#110. Killing the GRE (Saturday, November 4th, 2017)

#110. Killing the GRE (Saturday, November 4th, 2017)

What was your best day…of performing well when the pressure was off?

As much as people don’t like to admit it, performance anxiety is most definitely a thing. I’ve definitely had this anxiety manifest itself at many points in my life, at times to highly regrettable outcomes. But this story is about a more cheerful case in point, a counterfactual; an instance where the absence of performance anxiety showed itself in the most pleasant of ways.

Context time. At the start of 2017, I had considered the idea of potentially going back to school to do a PhD. However, despite the support and guidance of my director and the researchers in my department (who I had a great relationship with, #115), I really didn’t have much of a clear direction on my own part. So all through the year, I kind of went along for the ride of explicitly preparing for PhD applications that fall – without ever being close to sure that’s what I wanted to do.1

Ten months later, it was October, and the deadlines were coming up in two months. And I was lagging quite a bit behind in the process – and honestly, just wasn’t ready. But I was still intent on applying since I knew I needed a change from my current role. I had signed up for the GREs (the required standardized tests)2 for the first Saturday in November, and was probably a week or so away from being forced to commit to some key application actions before it was too late: i.e. asking for that marginal third reference letter; plus actually finishing my Statement of Purpose (I was halfway through the first paragraph).

Then, in a roundabout way, I found out a position had opened up on the foreign reserves team.3 So I quickly arranged a talk with the director of that team, and within two weeks my move to foreign reserves was all finalized. And with that, I made the much easier decision to put the PhD applications on hold for at least a year.

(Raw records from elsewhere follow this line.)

int32_t fmx_input_length(const fmx_index *idx) {
    if (idx->sa) return idx->sa->length();
    return idx->has_model ? idx->model.length : idx->hdr.length;
}
int32_t fmx_alphabet_length(const fmx_index *idx) {
    return idx->has_model ? (int32_t)idx->model.map_keys.size() : idx->hdr.n_keys;
}
int32_t fmx_sample_rate(const fmx_index *idx) { return idx->has_model ? idx->model.sample_rate : idx->hdr.sample_rate; }
int32_t fmx_extract_enabled(const fmx_index *idx) {
    return idx->has_model ? (idx->model.enable_extract ? 1 : 0) : idx->hdr.enable_extract;
}
// ... 165 lines not shown
    if (bytes) *bytes = have ? (int64_t)idx->rows_bytes : 0;
    if (replay_rows) *replay_rows = have ? (int64_t)idx->rows_replay : 0;
    return FMX_OK;
    });
}

int fmx_window_cells_info(const fmx_index *idx, int64_t *bytes) {
    return guarded([&]() -> int {
    if (!idx || idx->sa) return fail(FMX_E_ARG, "not an FM-index handle");
    if (bytes) *bytes = (int64_t)idx->win_bytes;
    return FMX_OK;
    });
}

int fmx_resident_bytes(const fmx_index *idx, int64_t *image, int64_t *suffix_table, int64_t *window_directory) {
    return guarded([&]() -> int {
    if (!idx || idx->sa) return fail(FMX_E_ARG, "not an FM-index handle");
    const bool resident = idx->d_blob != nullptr;
    if (image) *image = resident ? (int64_t)idx->d_len : 0;
    if (suffix_table)
        *suffix_table = resident ? (int64_t)idx->suffix_table_bytes +
                                       (idx->d_suffix_order1 ? (int64_t)idx->hdr.wt_sigma * idx->hdr.wt_sigma * 2 * (int64_t)sizeof(float) : 0)
                                 : 0;
    if (window_directory) *window_directory = resident ? (int64_t)idx->win_bytes : 0;
    return FMX_OK;
    });
}

int fmx_device_of(const fmx_index *idx) {
    if (idx && idx->sa) return idx->sa->device;
    return (idx && idx->d_blob) ? idx->device : -1;
}
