+  mbf16x8 kfrag[8], vfrag[8];
+  {
+    const long row = krow_valid ? k_row : (S - 1);
+    const unsigned short* kp = kb + row * kv_seq_stride + (hi ? 8 : 0);
+    const unsigned short* vp = vb + row * kv_seq_stride + (hi ? 8 : 0);
+    #pragma unroll
+    for (int c = 0; c < 8; ++c) {
+      kfrag[c] = __builtin_bit_cast(mbf16x8, *(const ushort8*)(kp + c * 16));
+      vfrag[c] = __builtin_bit_cast(mbf16x8, *(const ushort8*)(vp + c * 16));
+    }
+  }
+
+  f32x16 accv[4] = {}, acck[4] = {};
+  const float sc2 = scale * LOG2E;
+
+  const int t0 = causal ? (kv0_blk / TFKV) : 0;
+  const int nt = (S + TFKV - 1) / TFKV;
+  const int nt_eff = nt - t0;
+  const int total = G * nt_eff;
+
+  const bool ds_on = ds != nullptr;
+  const int ds_nqt = (S + BLOCK_Q - 1) / BLOCK_Q;
+  const long ds_plane = ds_qt_base(ds_nqt, ds_nqt, causal);
+  const long ds_lane = (long)(kw0 / KBLK) * (4 * DS_IMG_BYTES) + kr * 64 +
+                       (hi ? 16 : 0);
+
+  auto head_q = [&](int gh) {
+    return q + (long)b * S * q_seq_stride + (long)(hkv * G + gh) * HD;
+  };
+  auto head_do = [&](int gh) {
+    return dout + (long)b * S * dout_rs + (long)(hkv * G + gh) * HD;
+  };
+  auto load_lse = [&](int gh, int t) -> float {
+    const int hq_ = hkv * G + gh;
+    const int q0_ = t * TFKV;
+    float x = 0.f;
+    if (threadIdx.x < TFKV) {
+      const float* lse_b = lse + ((long)b * Hq + hq_) * S;
+      const int qg = q0_ + threadIdx.x;
+      x = (qg < S) ? lse_b[qg] : 0.f;
+    } else if (threadIdx.x < 2 * TFKV) {
+      const float* del_b = delta + ((long)b * Hq + hq_) * S;
+      const int qg = q0_ + (threadIdx.x - TFKV);
+      x = (qg < S) ? del_b[qg] : 0.f;
+    }
+    return x;
+  };
+  auto store_lse = [&](int buf, float x) {
+    if (threadIdx.x < TFKV) {
+      lse_buf[buf][threadIdx.x] = x * LOG2E;
+    } else if (threadIdx.x < 2 * TFKV) {
+      del_buf[buf][threadIdx.x - TFKV] = x;
+    }
+  };
+
+  stage_k_glds<4, TFKV>(head_q(0), (long)t0 * TFKV, q_seq_stride, S, qn_c);
+  stage_k_glds<4, TFKV>(head_do(0), (long)t0 * TFKV, dout_rs, S, don_c);
+  asm volatile("s_waitcnt vmcnt(0)");
+  store_lse(0, load_lse(0, t0));
+  __syncthreads();
+
+  const float* lse_cur = lse_buf[0];
+  const float* del_cur = del_buf[0];
+  int lse_nxt = 1;
+  for (int idx = 0; idx < total; ++idx) {
+    const int gh = idx / nt_eff;
+    const int t = t0 + idx % nt_eff;
+    const int q0 = t * TFKV;
+    const int hq = hkv * G + gh;
+    const bool has_next = (idx + 1) < total;
+    const int ngh = (idx + 1) / nt_eff;
+    const int ntile = t0 + (idx + 1) % nt_eff;
+    float lse_reg = 0.f;
+    if (has_next) {
+      stage_k_glds<4, TFKV>(head_q(ngh), (long)ntile * TFKV, q_seq_stride, S,
+                            qn_n);
+      stage_k_glds<4, TFKV>(head_do(ngh), (long)ntile * TFKV, dout_rs, S,
+                            don_n);
+      lse_reg = load_lse(ngh, ntile);
+    }
+
+    int sb0 = 0;
+    if (causal && kw0 > q0) sb0 = (kw0 - q0) / 32;
+    if (!wave_active || sb0 > NS) sb0 = NS;
+    sb0 = __builtin_amdgcn_readfirstlane(sb0);
+
+    int n_ds = 0;
+    char* ds_head = ds + ((long)b * Hq + hq) * ds_plane * (4 * DS_IMG_BYTES)
+                    + ds_lane;
+
+    auto load_frags = [&](int sb, mbf16x8* qf, mbf16x8* of) {
+      #pragma unroll
+      for (int c = 0; c < 8; ++c) {
+        qf[c] = kimg_frag(qn_c, sb, c);
+        of[c] = kimg_frag(don_c, sb, c);
+      }
+    };
+    auto s_chain = [&](const mbf16x8* qf, const mbf16x8* of, f32x16& s_out,
+                       f32x16& dp_out) {
+      f32x16 s = {}, dp = {};
+      #pragma unroll
+      for (int c = 0; c < 8; ++c) {
+        s = mfma32(qf[c], kfrag[c], s);
+        dp = mfma32(of[c], vfrag[c], dp);
+      }
+      s_out = s;
+      dp_out = dp;
+    };
+
+    if (sb0 < NS) {
+      #pragma clang loop unroll(disable)
+      for (int sbase = 0; sbase < NS; sbase += 2) {
+        f32x16 acc_s[2], acc_dp[2];
+        mbf16x8 qf[8], of[8];
+        load_frags(sbase, qf, of);
+        __builtin_amdgcn_sched_barrier(0);
+        s_chain(qf, of, acc_s[0], acc_dp[0]);
+        #pragma unroll
+        for (int u = 0; u < 2; ++u) {
+          const int sb = sbase + u;
+          const bool nx = u == 0;
+          const f32x16& cs = acc_s[u];
+          const f32x16& cdp = acc_dp[u];
+          if (nx) {
+            #pragma unroll
+            for (int c = 0; c < 4; ++c) {
+              qf[c] = kimg_frag(qn_c, sb + 1, c);
+              of[c] = kimg_frag(don_c, sb + 1, c);
+            }
+          }
+          f32x4 lv[4], dl[4];
+          lv[0] = *(const f32x4*)(lse_cur + 32 * sb + (hi ? 4 : 0));
+          dl[0] = *(const f32x4*)(del_cur + 32 * sb + (hi ? 4 : 0));
+          __builtin_amdgcn_sched_barrier(0);
+
+          const int qs0 = q0 + 32 * sb;
+          const bool mask_tile = (causal && qs0 < kw0 + 32)
+                                 || (qs0 + 32 > S) || !krow_valid;
+          mbf16x8 p0, p1, d0, d1;
+          mbf16x8 tv[8], tk[8];
+          auto stage_b = [&](auto masked) {
+            float cp[16], cd[16];
+            unsigned int pp[8], pd[8];
+            f32x16 ns = {}, ndp = {};
+            #pragma unroll
+            for (int r = 0; r < 16; ++r) {
+              if (nx) {
+                if (r & 1) {
+                  ndp = mfma32(of[r >> 1], vfrag[r >> 1], ndp);
+                } else {
+                  ns = mfma32(qf[r >> 1], kfrag[r >> 1], ns);
+                }
+                if (r < 8 && !(r & 1)) {
+                  qf[4 + (r >> 1)] = kimg_frag(qn_c, sb + 1, 4 + (r >> 1));
+                  of[4 + (r >> 1)] = kimg_frag(don_c, sb + 1, 4 + (r >> 1));
+                }
+              }
+              if (r < 12 && !(r & 3)) {
+                const int j = (r >> 2) + 1;
+                lv[j] = *(const f32x4*)(lse_cur + 32 * sb + 8 * j +
+                                        (hi ? 4 : 0));
+                dl[j] = *(const f32x4*)(del_cur + 32 * sb + 8 * j +
+                                        (hi ? 4 : 0));
+              }
+              if (r >= 8) {
+                const int i = r - 8, dt = i >> 2;
+                if (i & 2) {
+                  tk[2 * dt + (i & 1)] =
+                      nat_tr_frag(qn_c, 2 * sb + (i & 1), dt);
+                } else {
+                  tv[2 * dt + (i & 1)] =
+                      nat_tr_frag(don_c, 2 * sb + (i & 1), dt);
+                }
+              }
+              {
+                #pragma clang fp contract(off)
+                const int ql = 32 * sb + c_row(r, hi);
+                float s2 = cs[r] * sc2;
+                if (decltype(masked)::value) {
+                  const long qg = q0 + ql;
+                  if (qg >= S || !krow_valid || (causal && k_row > qg)) {
+                    s2 = -3.0e38f;
+                  }
+                }
+                const float pr =
+                    __builtin_amdgcn_exp2f(s2 - lv[r >> 2][r & 3]);
+                cp[r] = pr;
+                cd[r] = scale * pr * (cdp[r] - dl[r >> 2][r & 3]);
+              }
+              if (r & 1) {
+                pp[r >> 1] = pack_bf16x2(cp[r - 1], cp[r]);
+                pd[r >> 1] = pack_bf16x2(cd[r - 1], cd[r]);
+              }
+              __builtin_amdgcn_sched_barrier(0);
+            }
+            if (nx) {
+              acc_s[1] = ns;
+              acc_dp[1] = ndp;
+            }
+            packed_to_frags_swap(pp, &p0, &p1);
+            packed_to_frags_swap(pd, &d0, &d1);
+          };
+          if (mask_tile) {
+            stage_b(std::true_type{});
+          } else {
+            stage_b(std::false_type{});
+          }
+          __builtin_amdgcn_sched_barrier(0);
+
+          accv[0] = mfma32(p0, tv[0], accv[0]);
+          accv[0] = mfma32(p1, tv[1], accv[0]);
+          acck[0] = mfma32(d0, tk[0], acck[0]);
+          acck[0] = mfma32(d1, tk[1], acck[0]);
+          __builtin_amdgcn_sched_barrier(0);
+          #pragma unroll
+          for (int dt = 2; dt < 4; ++dt) {
+            tv[2 * dt] = nat_tr_frag(don_c, 2 * sb, dt);
+            tv[2 * dt + 1] = nat_tr_frag(don_c, 2 * sb + 1, dt);
+            tk[2 * dt] = nat_tr_frag(qn_c, 2 * sb, dt);
+            tk[2 * dt + 1] = nat_tr_frag(qn_c, 2 * sb + 1, dt);
+          }
+          __builtin_amdgcn_sched_barrier(0);
+          if (ds_on && sb >= sb0 && qs0 < S) {
+            char* p = ds_head +
+                      (ds_qt_base(qs0 / BLOCK_Q, ds_nqt, causal) * 4 +
+                       ((qs0 / QBLK) & 3)) * DS_IMG_BYTES;
+            *(uint4_v*)p = __builtin_bit_cast(uint4_v, d0);
+            *(uint4_v*)(p + 32) = __builtin_bit_cast(uint4_v, d1);
+            n_ds = 2;
+          }
+          __builtin_amdgcn_sched_barrier(0);
+          #pragma unroll
+          for (int dt = 1; dt < 4; ++dt) {
+            accv[dt] = mfma32(p0, tv[2 * dt], accv[dt]);
+            accv[dt] = mfma32(p1, tv[2 * dt + 1], accv[dt]);
+            acck[dt] = mfma32(d0, tk[2 * dt], acck[dt]);
+            acck[dt] = mfma32(d1, tk[2 * dt + 1], acck[dt]);
+          }
+        }
+      }
+    }
+
+    if (has_next) {
+      if (n_ds) {
+        asm volatile("s_waitcnt vmcnt(2)" ::: "memory");
+      } else {
+        asm volatile("s_waitcnt vmcnt(0)" ::: "memory");
+      }
+      store_lse(lse_nxt, lse_reg);
+      asm volatile("s_waitcnt lgkmcnt(0)\n\ts_barrier" ::: "memory");
+      lse_cur = lse_buf[lse_nxt];
+      del_cur = del_buf[lse_nxt];
+      lse_nxt ^= 1;
+      char* tp;
+      tp = qn_c; qn_c = qn_n; qn_n = tp;
+      tp = don_c; don_c = don_n; don_n = tp;
+    }
+  }
+
+  __syncthreads();
+  float* tr = (float*)smem + wave * (32 * 36);
+  if (wave_active) {
+    #pragma unroll
+    for (int o = 0; o < 2; ++o) {
+      unsigned short* out = o ? dk : dv;
+      #pragma unroll
+      for (int dt = 0; dt < 4; ++dt) {
+        __syncthreads();
+        #pragma unroll
+        for (int r = 0; r < 16; ++r) {
+          tr[c_row(r, hi) * 36 + kr] = o ? acck[dt][r] : accv[dt][r];
+        }
+        __syncthreads();
+        #pragma unroll
+        for (int rep = 0; rep < 4; ++rep) {
+          const int kk = kr;
+          const int d0 = (hi ? 16 : 0) + rep * 4;
+          if (kw0 + kk < S) {
+            bf16x4_raw w;
+            #pragma unroll
+            for (int j = 0; j < 4; ++j) {
+              w[j] = (short)f32_to_bf16(tr[kk * 36 + d0 + j]);
+            }
+            *(bf16x4_raw*)(out + ((long)b * S + kw0 + kk) * out_rs +
+                           (long)hkv * HD + dt * 32 + d0) = w;
+          }
+        }
+      }
+    }
+  } else {
+    #pragma unroll
+    for (int i = 0; i < 16; ++i) __syncthreads();
+  }
+}
+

So I came into testing day with a lot less pressure than I would have otherwise. Though I had been studying intently – mainly making sure I could recognize every single math trick in the book (could not afford one mistake there), and dividing the list of 200+ essay prompts into eight or nine broad “types” and developing a broad strategy for each type.

Test day did not get off to a good start, as I took the wrong direction on the highway (going east while the test center was in the west) and didn’t notice until ten minutes later4. But that would be the last thing I messed up that day. Final score:

  • Writing: 5.0 (89th percentile)
  • Verbal: 168 (99th percentile)
  • Quant: 170 (perfect)

(N.B. Those scores end up being completely useless, as I never get close to reconsidering a PhD in the five years after. But it’s about the principle, anyways…)

  1. Between this and #113, you can see another theme developing…
  2. I had actually done the GREs the first time in August 2011 for applying to Master’s programs. I got the all-important perfect 170 on Math, the strong but irrelevant 161 in Verbal, and the disappointingly mediocre 4.5 out of 6 on Writing. But after five years, those scores had expired and I had to retake.
  3. Jessica from the pension fund was leaving for another institution. And at her goodbye party, I found out from Mathieu Remillard in foreign reserves that she was initially supposed to be doing a switch with him; but now that she was leaving, he was still moving to pension (TBA later) and there would be an open position in foreign reserves.
  4. Luckily I’ve always built at least a 45-minute buffer for things like this.